The orally available non-essential amino acid L-serine mediates co-agonistic effects on the NMDAR in neurons via its enantiomer D-serine. [34] We recently reported on improved behavior, electroencephalography (EEG) and seizure frequency in individuals with GRIN2Anull treated with L-serine. [35] We therefore also collected retrospective observational data on treatment responses to L-serine in this cohort of individuals with GRIN2Anull-related mental disorders.
This study highlights just how precarious the human brain really is. The gene GRIN2A, which encodes a crucial component of the NMDA receptor, plays a central role in learning, memory, language development and the maturation of neural circuits. When this gene functions normally, children develop speech, acquire skills and form stable patterns of thought. But even modest mutations can derail these processes, leading to epilepsy, disrupted brain rhythms, language loss, cognitive impairments and a heightened risk of psychiatric illness. A single faulty subunit in a single receptor can compromise some of the most fundamental aspects of human mental life.
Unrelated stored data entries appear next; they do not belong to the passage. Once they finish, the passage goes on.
BLS_HD void sop_redc(int32_t* out, uint64_t* T) {
#pragma unroll
  for (int i = 0; i < NL; i++) {
    const uint32_t m = opaque32(((uint32_t)T[i] * K_PINV28) & M28);
#pragma unroll
    for (int j = 0; j < NL; j++) T[i + j] += (uint64_t)m * p28(j);
    T[i + 1] += (uint64_t)((int64_t)T[i] >> 28);
  }
  int64_t c = 0;
#pragma unroll
  for (int j = 0; j < NL - 1; j++) {
    c += (int64_t)T[NL + j];
    const int64_t t = c + (1 << 27);
    out[j] = (int32_t)((uint32_t)t & M28) - (1 << 27);
    c = t >> 28;
  }
  out[NL - 1] = (int32_t)(c + (int64_t)T[2 * NL - 1]);
}

struct alignas(16) SopKeep {
  uint64_t v[2 * NL];
};
BLS_HD void sop_keep_st(SopKeep& k, int i, uint64_t a, uint64_t b) {
#if defined(__CUDA_ARCH__)
  asm volatile("st.local.v2.u64 [%0], {%1, %2};" ::"l"(__cvta_generic_to_local(&k.v[2 * i])), "l"(a), "l"(b) : "memory");
#else
  k.v[2 * i] = a;
  k.v[2 * i + 1] = b;
#endif
}
BLS_HD void sop_keep_ld(const SopKeep& k, int i, uint64_t& a, uint64_t& b) {
#if defined(__CUDA_ARCH__)
  asm volatile("ld.local.v2.u64 {%0, %1}, [%2];" : "=l"(a), "=l"(b) : "l"(__cvta_generic_to_local(&k.v[2 * i])) : "memory");
#else
  a = k.v[2 * i];
  b = k.v[2 * i + 1];
#endif
}

struct SopPrep {
  int32_t m0, m1, n1, ng, sh;
};
BLS_HD SopPrep sop_prep(int half, int xi, int neg, int sh) {
  SopPrep p;
  const int p0 = half == 0, p1 = half == 1, p2 = half == 2;
  p.m0 = -((p1 ^ 1) | xi);
  p.m1 = -(((p2 & xi) ^ 1) & ((p0 & (xi ^ 1)) ^ 1));
  p.n1 = -(p0 & xi);
  p.ng = -neg;
  p.sh = sh + (p2 & xi);
  return p;
}
BLS_HD void sop_prep_apply(int32_t* x, const SopI4* r, const SopPrep& p) {
  int32_t t[2 * NL];
#pragma unroll
  for (int i = 0; i < 7; i++) {
    t[4 * i] = r[i].x;
    t[4 * i + 1] = r[i].y;
    t[4 * i + 2] = r[i].z;
    t[4 * i + 3] = r[i].w;
  }
#pragma unroll
  for (int i = 0; i < NL; i++) {
    const int32_t v = (int32_t)((uint32_t)((t[i] & p.m0) + (((t[NL + i] ^ p.n1) - p.n1) & p.m1)) << p.sh);
    x[i] = (v ^ p.ng) - p.ng;
  }
}
BLS_HD void sop_fetch(SopI4* r, const SFp2* p) {
  const SopI4* q = reinterpret_cast<const SopI4*>(p->w);
#pragma unroll
  for (int i = 0; i < 7; i++) r[i] = q[i];
}
BLS_HD int sop_term_xi(uint32_t fl, int lane_k) {
  return (int)((fl & SOP_XI) != 0) | ((int)((fl & SOP_XI_LT2) != 0) & (int)(lane_k < 2)) | ((int)((fl & SOP_XI_LT3) != 0) & (int)(lane_k < 3));
}

BLS_FN void sop2f(SFp2* dst, SLineRec* dst_line, const SopTerm* t, int nt, int fp_mode, const SopSpaces& cx_) {
  const SopSpaces cx = cx_;
  const int lane_k = cx.k;
  uint64_t T[2 * NL];
  SopKeep keep;
  int32_t res[2 * NL], x[NL], y[NL];
  SopI4 ra[7], rb[7];
#if defined(BLS_TRACK)
  double col = 0, vsum = 0;
  BLS_REQ(nt >= 1 && nt <= SOP_MAX_TERMS, "sop2f term count");
  for (int k = 0; k < nt; k++) {
    const SopTerm m = t[k];
    const SFp2 *pa = sop_rec(cx, m.a), *pb = sop_rec(cx, m.b);
    const double xi = sop_term_xi(m.fl, lane_k) ? 2.0 : 1.0;
// ... 97 lines not shown
    v.x = res[4 * i];
    v.y = res[4 * i + 1];
    v.z = res[4 * i + 2];
    v.w = res[4 * i + 3];
    q[i] = v;
  }
#if defined(BLS_TRACK)
  STRK(*dst, vsum / 2500.0 + 1.0, 134217728.0);
#endif
}

BLS_HD SopPrep sop1_prep_a(int sel, int xi, int neg, int sh) {
  SopPrep p;
  p.m0 = -((sel ^ 1) | xi);
  p.m1 = -(sel | xi);
  p.n1 = -(sel ^ 1);
  p.ng = -neg;
  p.sh = sh;
  return p;
}
BLS_HD SopPrep sop1_prep_b(int idx, int sh) {
  SopPrep p;
  p.m0 = -(idx ^ 1);
  p.m1 = -idx;
  p.n1 = 0;
  p.ng = 0;
  p.sh = sh;
  return p;
}
BLS_HD SopPrep sop1_prep_sqr_x(int h, int neg, int sh) {
  SopPrep p;
  p.m0 = -1;
  p.m1 = -(h ^ 1);
  p.n1 = 0;
  p.ng = -neg;
  p.sh = sh + h;
  return p;
}
BLS_HD SopPrep sop1_prep_sqr_y(int h, int sh) {
  SopPrep p;
  p.m0 = -(h ^ 1);
  p.m1 = -1;
  p.n1 = -(h ^ 1);
  p.ng = 0;
  p.sh = sh;
  return p;
}
BLS_HD double sop1_compute(int32_t* res, const SopTerm* t, int nt, int fp_mode, const SopSpaces& cx_, int h) {
  const SopSpaces cx = cx_;
  const int lane_k = cx.k;
  const SopTerm tm0 = t[0], tm1 = t[nt > 1 ? 1 : 0], tm2 = t[nt > 2 ? 2 : 0];
  uint64_t T[2 * NL];
  int32_t x[NL], y[NL];
  SopI4 ra[7], rb[7];
  double vout = 0;
#if defined(BLS_TRACK)
  double col = 0, vsum = 0;
  BLS_REQ(nt >= 1 && nt <= 3, "sop1 term count");
  for (int k = 0; k < nt; k++) {
    const SopTerm m = t[k];
    const SFp2 *pa = sop_rec(cx, m.a), *pb = sop_rec(cx, m.b);
    const double xi = sop_term_xi(m.fl, lane_k) ? 2.0 : 1.0;
    const double sq = (m.fl & SOP_SQR) ? 2.0 : 1.0;
    const double la = pa->lb * (double)(1 << m.sha) * xi, lb = pb->lb * (double)(1 << m.shb);
    BLS_REQ(la * sq < 1073741824.0 && lb * sq < 1073741824.0 && m.sha < 4 && m.shb < 4, "sop1 operand limb overflow");
    BLS_REQ(!(m.fl & SOP_SQR) || (m.a == m.b && !fp_mode && xi == 1.0), "sop1 square term");
    col += 14.0 * 2.0 * sq * la * lb;
    vsum += 2.0 * pa->vb * (double)(1 << m.sha) * xi * pb->vb * (double)(1 << m.shb);
  }
  {
    const double lim = 9223372036854775808.0 - 15.0 * 72057594037927936.0;
    BLS_REQ(col < lim, "sop1 column overflow");
    BLS_REQ(vsum / 2500.0 + 1.0 < 16.0, "sop1 result value bound");
  }
  vout = vsum / 2500.0 + 1.0;
#endif
#pragma unroll
  for (int i = 0; i < 2 * NL; i++) T[i] = 0;
  const int per = fp_mode ? 1 : 2;
  {
    const SopTerm m = tm0;
    sop_fetch(ra, sop_rec(cx, m.a));
    sop_fetch(rb, sop_rec(cx, m.b));
    if (m.fl & SOP_SQR) {
      sop_prep_apply(x, ra, sop1_prep_sqr_x(h, (m.fl & SOP_NEG) != 0, m.sha));
      sop_prep_apply(y, rb, sop1_prep_sqr_y(h, m.shb));
    } else {
      sop_prep_apply(x, ra, sop1_prep_a(fp_mode ? h : 0, sop_term_xi(m.fl, lane_k), (m.fl & SOP_NEG) != 0, m.sha));
      sop_prep_apply(y, rb, sop1_prep_b(fp_mode ? 0 : h, m.shb));
    }
  }
  int k = 0, q = 0;
  int nsteps = 0;
  nsteps += (tm0.fl & SOP_SQR) ? 1 : per;
  if (nt > 1) nsteps += (tm1.fl & SOP_SQR) ? 1 : per;
  if (nt > 2) nsteps += (tm2.fl & SOP_SQR) ? 1 : per;
#pragma unroll 1
  for (int s = 0; s < nsteps; s++) {
    const SopTerm cur = k == 0 ? tm0 : k == 1 ? tm1 : tm2;
    const int perk = (cur.fl & SOP_SQR) ? 1 : per;
    const int qw = (q + 1 == perk);
    const int q1 = qw ? 0 : q + 1;
    const int k1 = qw ? (k + 1 == nt ? 0 : k + 1) : k;
    const SopTerm m = k1 == 0 ? tm0 : k1 == 1 ? tm1 : tm2;
    sop_fetch(ra, sop_rec(cx, m.a));
    sop_fetch(rb, sop_rec(cx, m.b));
    sop_acc(T, x, y);
    const int sqr = (m.fl & SOP_SQR) != 0;
    const int sel = fp_mode ? h : q1;
    const int neg = (int)((m.fl & SOP_NEG) != 0) ^ ((fp_mode | sqr) ? 0 : (q1 & (h ^ 1)));
    const SopPrep pa = sqr ? sop1_prep_sqr_x(h, neg, m.sha) : sop1_prep_a(sel, sop_term_xi(m.fl, lane_k), neg, m.sha);
    const SopPrep pb = sqr ? sop1_prep_sqr_y(h, m.shb) : sop1_prep_b(fp_mode ? 0 : (q1 ^ h), m.shb);
    sop_prep_apply(x, ra, pa);
    sop_prep_apply(y, rb, pb);
    k = k1;
    q = q1;
  }
  T[2 * NL - 1] = 0;
  sop_redc(res, T);
  return vout;
}
BLS_HD void sop1_store_rec(SFp2* dst, const int32_t* res, int h, double vb) {
  int2* q = reinterpret_cast<int2*>(dst->w + NL * h);
#pragma unroll
  for (int i = 0; i < 7; i++) q[i] = make_int2(res[2 * i], res[2 * i + 1]);
  (void)vb;
  STRK(*dst, vb, 134217728.0);
}
BLS_HD void sop1_store_line(SLineRec* dst, const int32_t* res, const int32_t* other, int h, double vb) {
  SopI4* q = reinterpret_cast<SopI4*>(dst->w);
#pragma unroll
  for (int i = 0; i < 4; i++) {
    int32_t e[4], f[4];
#pragma unroll
    for (int z = 0; z < 4; z++) {
      const int j = 4 * i + z;
      e[z] = j >= NL ? 0 : res[j];
      f[z] = j >= NL ? 0 : res[j] + other[j];
    }
    SopI4 v, w;
    v.x = e[0]; v.y = e[1]; v.z = e[2]; v.w = e[3];
    w.x = f[0]; w.y = f[1]; w.z = f[2]; w.w = f[3];
    q[4 * h + i] = v;
    if (h == 0) q[8 + i] = w;
  }
  (void)vb;
  STRK(*dst, vb, 134217728.0);
}
BLS_HD double sfp2_lin_half(int32_t* res, const SFp2* x, int32_t sx, uint32_t flx, const SFp2* y, int32_t sy, const SFp2* z, int32_t sz, int h) {
  int64_t v[NL];
  double vb = 0;
  {
    int32_t t[2 * NL];
    sop_ld28(t, x);
#pragma unroll
    for (int i = 0; i < NL; i++) {
      const int32_t plain = t[NL * h + i];
      const int32_t mixed = h ? t[i] + t[NL + i] : t[i] - t[NL + i];
      v[i] = (int64_t)sx * (int64_t)((flx & SOP_XI) ? mixed : plain);
    }
#if defined(BLS_TRACK)
    vb = (sx < 0 ? -(double)sx : (double)sx) * x->vb * ((flx & SOP_XI) ? 2.0 : 1.0);
    BLS_REQ(x->lb < 1073741824.0, "sfp2_lin_half limb");
#endif
  }
  if (y != nullptr) {
    int32_t t[2 * NL];
    sop_ld28(t, y);
#pragma unroll
// ... 5 lines not shown
  if (z != nullptr) {
    int32_t t[2 * NL];
    sop_ld28(t, z);
#pragma unroll
    for (int i = 0; i < NL; i++) v[i] += (int64_t)sz * (int64_t)t[NL * h + i];
#if defined(BLS_TRACK)
    vb += (sz < 0 ? -(double)sz : (double)sz) * z->vb;
#endif
  }
  int64_t c = 0;
#pragma unroll
  for (int j = 0; j < NL - 1; j++) {
    c += v[j];
    const int64_t u = c + (1 << 27);
    res[j] = (int32_t)((uint32_t)u & M28) - (1 << 27);
    c = u >> 28;
  }
  res[NL - 1] = (int32_t)(c + v[NL - 1]);
#if defined(BLS_TRACK)
  BLS_REQ(vb < 1000.0, "sfp2_lin_half value bound");
#endif
  return vb;
}

BLS_HD const int32_t* sopw_run_a(const SAccRec* F, int lane_k, uint32_t i, int pass, int xi) {
  int jr = lane_k - ((int)i - SOPX_FREL);
  jr += jr < 0 ? 6 : 0;
  const int j = i >= SOPX_FREL ? jr : (int)i - SOPX_F;
  const int run = xi ? (pass == 0 ? 3 : pass == 1 ? 2 : 0) : pass;
  return F[j].w + 16 * run;
}
BLS_HD const int32_t* sopw_run_b(const SAccRec* F, const SLineRec* jl, uint32_t i, int pass) {
  const int is_jl = (i >= SOPX_JL) & (i < SOPX_FREL);
  const int32_t* base = is_jl ? jl[is_jl ? (int)i - SOPX_JL : 0].w : F[is_jl ? 0 : (int)i - SOPX_F].w;
  return base + 16 * pass;
}
BLS_HD void sopw_fetch(SopI4* r, const int32_t* p) {
  const SopI4* q = reinterpret_cast<const SopI4*>(p);
#pragma unroll
  for (int i = 0; i < 4; i++) r[i] = q[i];
}
BLS_HD void sopw_take(int32_t* x, const SopI4* r, int sh) {
  int32_t t[16];
#pragma unroll
  for (int i = 0; i < 4; i++) {
    t[4 * i] = r[i].x;
    t[4 * i + 1] = r[i].y;
    t[4 * i + 2] = r[i].z;
    t[4 * i + 3] = r[i].w;
  }
#pragma unroll
  for (int i = 0; i < NL; i++) x[i] = (int32_t)((uint32_t)t[i] << sh);
}
BLS_FN void sopw(SAccRec* dst, const SopTerm* t, int nt, const SAccRec* F, const SLineRec* jl, int lane_k, unsigned sync_mask) {
  uint64_t T[2 * NL];
  SopKeep keep;
  int32_t res[2 * NL], x[NL], y[NL];
  SopI4 ra[4], rb[4];
#if defined(BLS_TRACK)
  double col = 0, vsum = 0;
  BLS_REQ(nt >= 3 && nt <= 4, "sopw term count");
  for (int k = 0; k < nt; k++) {
    const SopTerm m = t[k];
    const double xi = sop_term_xi(m.fl, lane_k) ? 2.0 : 1.0;
    int jr = lane_k - ((int)m.a - SOPX_FREL);
    jr += jr < 0 ? 6 : 0;
    const SAccRec& A = F[m.a >= SOPX_FREL ? jr : (int)m.a - SOPX_F];
    const bool bj = m.b >= SOPX_JL && m.b < SOPX_FREL;
    const double lbb = bj ? jl[m.b - SOPX_JL].lb : F[m.b - SOPX_F].lb, vbb = bj ? jl[m.b - SOPX_JL].vb : F[m.b - SOPX_F].vb;
    const double la = A.lb * (double)(1 << m.sha) * xi;
    BLS_REQ(la < 1073741824.0 && lbb < 1073741824.0 && m.sha < 4 && m.shb == 0 && !(m.fl & SOP_NEG), "sopw operand");
    col += 14.0 * 2.0 * la * lbb;
    vsum += 2.0 * A.vb * (double)(1 << m.sha) * xi * vbb;
  }
  {
    const double lim = 9223372036854775808.0 - 15.0 * 72057594037927936.0;
    BLS_REQ(col < lim, "sopw column overflow");
    BLS_REQ(vsum / 2500.0 + 1.0 < 16.0, "sopw result value bound");
  }
#endif
#pragma unroll
  for (int i = 0; i < 2 * NL; i++) T[i] = 0;
#pragma unroll 1
  for (int pass = 0; pass < 3; pass++) {
#pragma unroll 1
    for (int k = 0; k < nt; k++) {
      const SopTerm m = t[k];
      const int xi = sop_term_xi(m.fl, lane_k);
      sopw_fetch(ra, sopw_run_a(F, lane_k, m.a, pass, xi));
      sopw_fetch(rb, sopw_run_b(F, jl, m.b, pass));
      sopw_take(x, ra, m.sha + (xi & (pass == 2)));
      sopw_take(y, rb, 0);
      sop_acc(T, x, y);
    }
    if (pass == 0) {
#pragma unroll
      for (int i = 0; i < NL; i++) {
        sop_keep_st(keep, i, T[2 * i], T[2 * i + 1]);
        T[2 * i] = T[2 * i + 1] = 0;
      }
    } else {
#pragma unroll
      for (int i = 0; i < NL; i++) {
        uint64_t u0, u1;
        sop_keep_ld(keep, i, u0, u1);
        const uint64_t v0 = T[2 * i], v1 = T[2 * i + 1];
        if (pass == 1) sop_keep_st(keep, i, u0 + v0, u1 + v1);
        T[2 * i] = pass == 1 ? u0 - v0 : v0 - u0;
        T[2 * i + 1] = pass == 1 ? u1 - v1 : v1 - u1;
      }
      T[2 * NL - 1] = 0;
      int32_t c[NL];
      sop_redc(c, T);
#pragma unroll
      for (int i = 0; i < NL; i++) {
        if (pass == 1) res[i] = c[i]; else res[NL + i] = c[i];
      }
#pragma unroll
      for (int i = 0; i < 2 * NL; i++) T[i] = 0;
    }
  }
#if defined(__CUDA_ARCH__)
  __syncwarp(sync_mask);
#else
  (void)sync_mask;
#endif
  SopI4* q = reinterpret_cast<SopI4*>(dst->w);
#pragma unroll
  for (int h = 0; h < 4; h++) {
#pragma unroll
    for (int i = 0; i < 4; i++) {
      int32_t e[4];
#pragma unroll
      for (int z = 0; z < 4; z++) {
        const int j = 4 * i + z;
        e[z] = j >= NL ? 0 : h == 0 ? res[j] : h == 1 ? res[NL + j] : h == 2 ? res[j] + res[NL + j] : res[j] - res[NL + j];
      }
      SopI4 v;
      v.x = e[0];
      v.y = e[1];
      v.z = e[2];
      v.w = e[3];
      q[4 * h + i] = v;
    }
  }
#if defined(BLS_TRACK)
  STRK(*dst, vsum / 2500.0 + 1.0, 134217728.0);
#endif
#if defined(__CUDA_ARCH__)
  __syncwarp(sync_mask);
#endif
}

This is exactly what we expect from evolution — and precisely what we should not expect from intelligent design. A system built with foresight would not place the foundations of cognition and language at the mercy of one fragile molecular component. Nor would it allow tiny, predictable copying errors to produce devastating developmental consequences. The NMDA receptor is a classic product of evolutionary tinkering: complex, delicate, functionally vital and prone to catastrophic failure when disturbed.

For an Intelligent Design advocate willing to look squarely at the biology, GRIN2A poses an unavoidable challenge. If the human brain were engineered to be robust and reliable, it would not collapse because of minor alterations in a single gene. But if the brain is the outcome of evolutionary processes — makeshift, constrained and built from whatever happened to work well enough — then this vulnerability makes perfect sense. The Leipzig findings are not merely a medical insight; they are a reminder that our biology bears all the hallmarks of natural evolution, and none of the signs of deliberate, competent design.